The European Commission’s Action Plan on Cybersecurity and Artificial Intelligence, published July 7, 2026, does something the EU AI Act alone doesn’t: it builds the testing infrastructure to back up the law.
The plan establishes a dedicated EU evaluation capacity to conduct third-party assessments of advanced AI models before they can be placed on the EU market. This isn’t a future aspiration, the Commission aims to have it operational by 2027, working in direct support of the EU AI Office’s enforcement function. The plan also directs the Commission to work with the European Union Agency for Cybersecurity (ENISA) to develop a “European Blueprint” establishing secure access conditions for frontier AI systems, and to create a secure testing platform for organizations in critical sectors including energy, transport, health, finance, and public administration.
Why it matters
The EU AI Act created obligations. This Action Plan creates the capacity to enforce them at the frontier. Without an independent evaluation body, even well-drafted rules about advanced AI models depend on vendors’ own documentation and self-assessment. The 2027 evaluation capacity changes that calculus for any provider seeking EU market access, third-party assessment becomes the path to market, not an optional audit.
The real question is what “advanced AI model” means in practice. That threshold will determine which providers must submit to pre-market evaluation and which can proceed under lighter-touch compliance regimes. Companies with EU exposure should monitor how the EU AI Office defines this scope ahead of the 2027 launch.
Who This Affects
Context
The Action Plan builds on the EU AI Act’s existing framework for general-purpose AI models and frontier systems. It doesn’t create new law, it operationalizes what the Act requires. The EU AI Office, established under the Act, already holds enforcement authority over general-purpose AI providers. What it has lacked is independent technical capacity to evaluate the most capable models. This plan fills that gap.
Euractiv reports the plan also includes a “European Blueprint,” developed with ENISA, to establish secure access conditions for advanced models, a measure Euractiv reports was prompted in part by access concerns around Anthropic’s Mythos model. These claims are based on Euractiv’s reporting and have not been independently confirmed from the Commission’s published document.
What to watch
Don’t expect the 2027 target to arrive quietly. The EU evaluation capacity will need to define its technical methodology, staffing, and legal basis for compelling model access before it can function. Watch for EU AI Office guidance on which model categories trigger pre-market evaluation requirements, that guidance, not the Action Plan itself, will set compliance timelines for providers.

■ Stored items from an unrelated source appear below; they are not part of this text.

# Quantco/tabmat

Hardware: AMD Instinct MI355X
Metric: SplitMatrix.sandwich GFLOP/s + effective HBM GB/s, 10M×1k mixed (higher is better)
Workload: dtype f64; 1 GPU; SplitMatrix.sandwich: dense128 + csr512@5% + cats(256,96,32), 10000000 rows/GPU, p=1024, float64 (BASELINE configs[3]); rows_per_gpu=10000000, p=1024, launch=eager, collective=none

## Files before the change

### tabmat_amd/csrc/cat_multi.hip

```cpp
#include <algorithm>
#include <type_traits>

#include "common.hpp"
#include "reduce.hpp"

namespace tmh {

constexpr int MAX_CATS = 16;
struct CatSet {
    const int32_t *codes[MAX_CATS];
    int ncol[MAX_CATS];
    int drop[MAX_CATS];
    int off[MAX_CATS];
    int n_cats;
    int total;
};

__host__ __device__ constexpr size_t tile_lds_bytes(size_t nel) { return ((nel * sizeof(lds_acc_t) + 15) / 16) * 16; }

__device__ __forceinline__ void zero_tile(lds_acc_t *tile, int nel) {
    for (int b = threadIdx.x; b < nel; b += blockDim.x) tile[b] = 0.0;
}

__device__ __forceinline__ unsigned char *scratch_behind_tile(unsigned char *smem, int nel) {
    return smem + tile_lds_bytes((size_t)nel);
}

template <typename F>
__device__ __forceinline__ F *workgroup_slice(F *ws, int64_t stride) {
    return ws + ((int64_t)blockIdx.y * gridDim.x + blockIdx.x) * stride;
}

template <typename F>
__device__ __forceinline__ void store_tile(const lds_acc_t *tile, int rows, int tstr, int cols, F *__restrict__ dst) {
    if (tstr == cols) {
        for (int b = threadIdx.x; b < rows * cols; b += blockDim.x) dst[b] = (F)tile[b];
    } else {
        for (int b = threadIdx.x; b < rows * cols; b += blockDim.x) dst[b] = (F)tile[(b / cols) * tstr + (b % cols)];
    }
}

__device__ __forceinline__ int level_of(const int32_t *codes, int drop, int64_t row) { return codes[row] - drop; }

constexpr int PACKED_BITS = 10;
constexpr int PACKED_NONE = (1 << PACKED_BITS) - 1;
__device__ __forceinline__ int packed_field(unsigned pk, int c) { return (int)((pk >> (PACKED_BITS * c)) & (unsigned)PACKED_NONE); }

template <typename F, int TJ, int NC>
__global__ __launch_bounds__(1024) void multi_cat_dense_c_kernel(
    CatSet cs, const F *__restrict__ d, const F *__restrict__ M, int64_t n, int64_t m,
    int64_t rows_per_block, F *__restrict__ ws, int64_t stride) {
    extern __shared__ __attribute__((aligned(16))) unsigned char smem_raw[];
    lds_acc_t *tile = reinterpret_cast<lds_acc_t *>(smem_raw);
    const int nel = cs.total * TJ;
    zero_tile(tile, nel);
    __syncthreads();
    constexpr int RPW = 64 / TJ;
    constexpr int UNR = 4;
    constexpr int NCC = NC > 0 ? NC : 1;
    const int lane = threadIdx.x & 63;
    const int sub = lane / TJ, jl = lane % TJ;
    const int wave = threadIdx.x >> 6, nwave = blockDim.x >> 6;
    const int64_t j = (int64_t)blockIdx.y * TJ + jl;
    const bool jok = j < m;
    const int64_t t0 = (int64_t)blockIdx.x * rows_per_block;
    const int64_t t1 = min(t0 + rows_per_block, n);
    const int64_t step = (int64_t)nwave * RPW;
    for (int64_t k0 = t0 + (int64_t)wave * RPW + sub; k0 < t1; k0 += UNR * step) {
        F x[UNR];
        int cc[UNR][NCC];
#pragma unroll
        for (int u = 0; u < UNR; ++u) {
            const int64_t k = k0 + u * step;
            const bool ok = k < t1;
            x[u] = (ok && jok) ? d[k] * M[k * m + j] : F(0);
            if (NC > 0) {
#pragma unroll
                for (int c = 0; c < NCC; ++c) cc[u][c] = ok ? level_of(cs.codes[c], cs.drop[c], k) : -1;
            }
        }
        if (NC > 0) {
#pragma unroll
            for (int u = 0; u < UNR; ++u)
#pragma unroll
                for (int c = 0; c < NCC; ++c)
                    if (jok && cc[u][c] >= 0)
                        atomic_add(&tile[(cs.off[c] + cc[u][c]) * TJ + jl], (lds_acc_t)x[u]);
        } else {
#pragma unroll 1
            for (int c = 0; c < cs.n_cats; ++c) {
#pragma unroll
                for (int u = 0; u < UNR; ++u) {
                    const int64_t k = k0 + u * step;
                    const int c1 = k < t1 ? level_of(cs.codes[c], cs.drop[c], k) : -1;
                    if (jok && c1 >= 0) atomic_add(&tile[(cs.off[c] + c1) * TJ + jl], (lds_acc_t)x[u]);
                }
            }
        }
    }
    __syncthreads();
    store_tile(tile, cs.total, TJ, TJ, workgroup_slice(ws, stride));
}

constexpr int MCW_RS = 32;
constexpr int MCW_VEC = 2;

template <typename F, int NC>
__global__ __launch_bounds__(1024) void multi_cat_dense_wide_kernel(
    CatSet cs, const F *__restrict__ d, const F *__restrict__ M, int64_t n, int64_t m,
    int64_t rows_per_block, F *__restrict__ ws, int64_t stride, const int32_t *__restrict__ rows,
    WgLogBuf *__restrict__ wglog) {
    const unsigned long long t_begin = wg_log_begin(wglog);
    constexpr int VEC = MCW_VEC;
    constexpr int TJ = 16 * VEC;
    constexpr int NI = MCW_RS / 4;
    typedef F vec_t __attribute__((ext_vector_type(VEC)));
    extern __shared__ __attribute__((aligned(16))) unsigned char smem_raw[];
    lds_acc_t *tile = reinterpret_cast<lds_acc_t *>(smem_raw);
    const int nel = cs.total * TJ;
    zero_tile(tile, nel);
    const int lane = threadIdx.x & 63;
    const int wave = threadIdx.x >> 6, nwave = blockDim.x >> 6;
    unsigned char *scr = scratch_behind_tile(smem_raw, nel) + (size_t)wave * MCW_RS * (sizeof(F) + NC * sizeof(int));
    F *sd = reinterpret_cast<F *>(scr);
    int *sc = reinterpret_cast<int *>(scr + MCW_RS * sizeof(F));
    __syncthreads();
    const int q = lane >> 4, jl = lane & 15;
    const int64_t j = (int64_t)blockIdx.y * TJ + jl * VEC;
    const int64_t jc = min(j, m - VEC);
    const bool jok = j < m;
    const int64_t t0 = (int64_t)blockIdx.x * rows_per_block;
    const int64_t t1 = min(t0 + rows_per_block, n);
    const int64_t step = (int64_t)nwave * MCW_RS;
    const int lr = lane & (MCW_RS - 1);

    struct Regs { vec_t x[NI]; F dk; int code[NC]; };
    auto load = [&](int64_t k0, Regs &R) {
        int64_t kr[NI];
#pragma unroll
        for (int i = 0; i < NI; ++i) kr[i] = min(k0 + 4 * i + q, n - 1);
        if (rows) {
#pragma unroll
            for (int i = 0; i < NI; ++i) kr[i] = (int64_t)rows[kr[i]];
        }
#pragma unroll
        for (int i = 0; i < NI; ++i) {
            R.x[i] = __builtin_nontemporal_load(reinterpret_cast<const vec_t *>(M + kr[i] * m + jc));
        }
        const int64_t k = k0 + lr;
        const int64_t kp = min(k, n - 1);
        const int64_t kc = rows ? (int64_t)rows[kp] : kp;
        R.dk = d[kc];
#pragma unroll
        for (int c = 0; c < NC; ++c) {
            const int col = level_of(cs.codes[c], cs.drop[c], kc);
            R.code[c] = (k < t1 && col >= 0) ? (cs.off[c] + col) * TJ * (int)sizeof(lds_acc_t) : -1;
        }
    };
    auto process = [&](const Regs &R) {
        __builtin_amdgcn_wave_barrier();
        if (lane < MCW_RS) {
            sd[lr] = R.dk;
#pragma unroll
            for (int c = 0; c < NC; ++c)
                sc[c * MCW_RS + lr] = R.dk != F(0) ? R.code[c] : -1;
        }
        __builtin_amdgcn_wave_barrier();
#pragma unroll
        for (int i = 0; i < NI; ++i) {
            const int row = 4 * i + q;
            const F dk = sd[row];
            int off[NC];
#pragma unroll
            for (int c = 0; c < NC; ++c) off[c] = sc[c * MCW_RS + row];
            vec_t x = R.x[i];
#pragma unroll
            for (int v = 0; v < VEC; ++v) x[v] *= dk;
#pragma unroll
            for (int c = 0; c < NC; ++c) {
                if (jok && off[c] >= 0) {
                    lds_acc_t *dst = reinterpret_cast<lds_acc_t *>(smem_raw + off[c]) + jl;
#pragma unroll
                    for (int v = 0; v < VEC; ++v) atomic_add(dst + 16 * v, (lds_acc_t)x[v]);
                }
            }
        }
    };
    Regs ra, rb;
    int64_t k0 = t0 + (int64_t)wave * MCW_RS;
    if (k0 < t1) load(k0, ra);
    for (; k0 < t1; k0 += 2 * step) {
        const bool more = k0 + step < t1;
        if (more) load(k0 + step, rb);
        process(ra);
        if (more) {
            if (k0 + 2 * step < t1) load(k0 + 2 * step, ra);
            process(rb);
        }
    }
    __syncthreads();
    if (threadIdx.x == 0) wg_log_end(wglog, t_begin, WG_CAT_DENSE);
    F *dst = workgroup_slice(ws, stride);
    for (int b = threadIdx.x; b < nel; b += blockDim.x) {
        const int c = b % TJ;
        dst[b] = (F)tile[(b / TJ) * TJ + (c / VEC) + 16 * (c % VEC)];
    }
}
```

Euractiv also reports that EU contingency measures could include direct purchase of frontier model access by EU institutions or member states, though this remains unconfirmed from primary sources. If accurate, it signals that Brussels is treating AI sovereignty as a structural policy problem, not just a procurement question.
What to Watch
TJS synthesis
Two things are happening simultaneously in Brussels. The first is architectural: the EU is building the independent technical infrastructure needed to make frontier AI regulation credible. The second, if Euractiv’s reporting holds, is strategic: the contingency purchase provision isn’t about procurement efficiency, it’s about leverage. A regulator that can buy its own access to a model it might otherwise be locked out of is a regulator that can’t be held hostage by a vendor’s access policy. Whether that provision survives in final implementation, the signal it sends to frontier AI providers about EU market access dependency is already meaningful.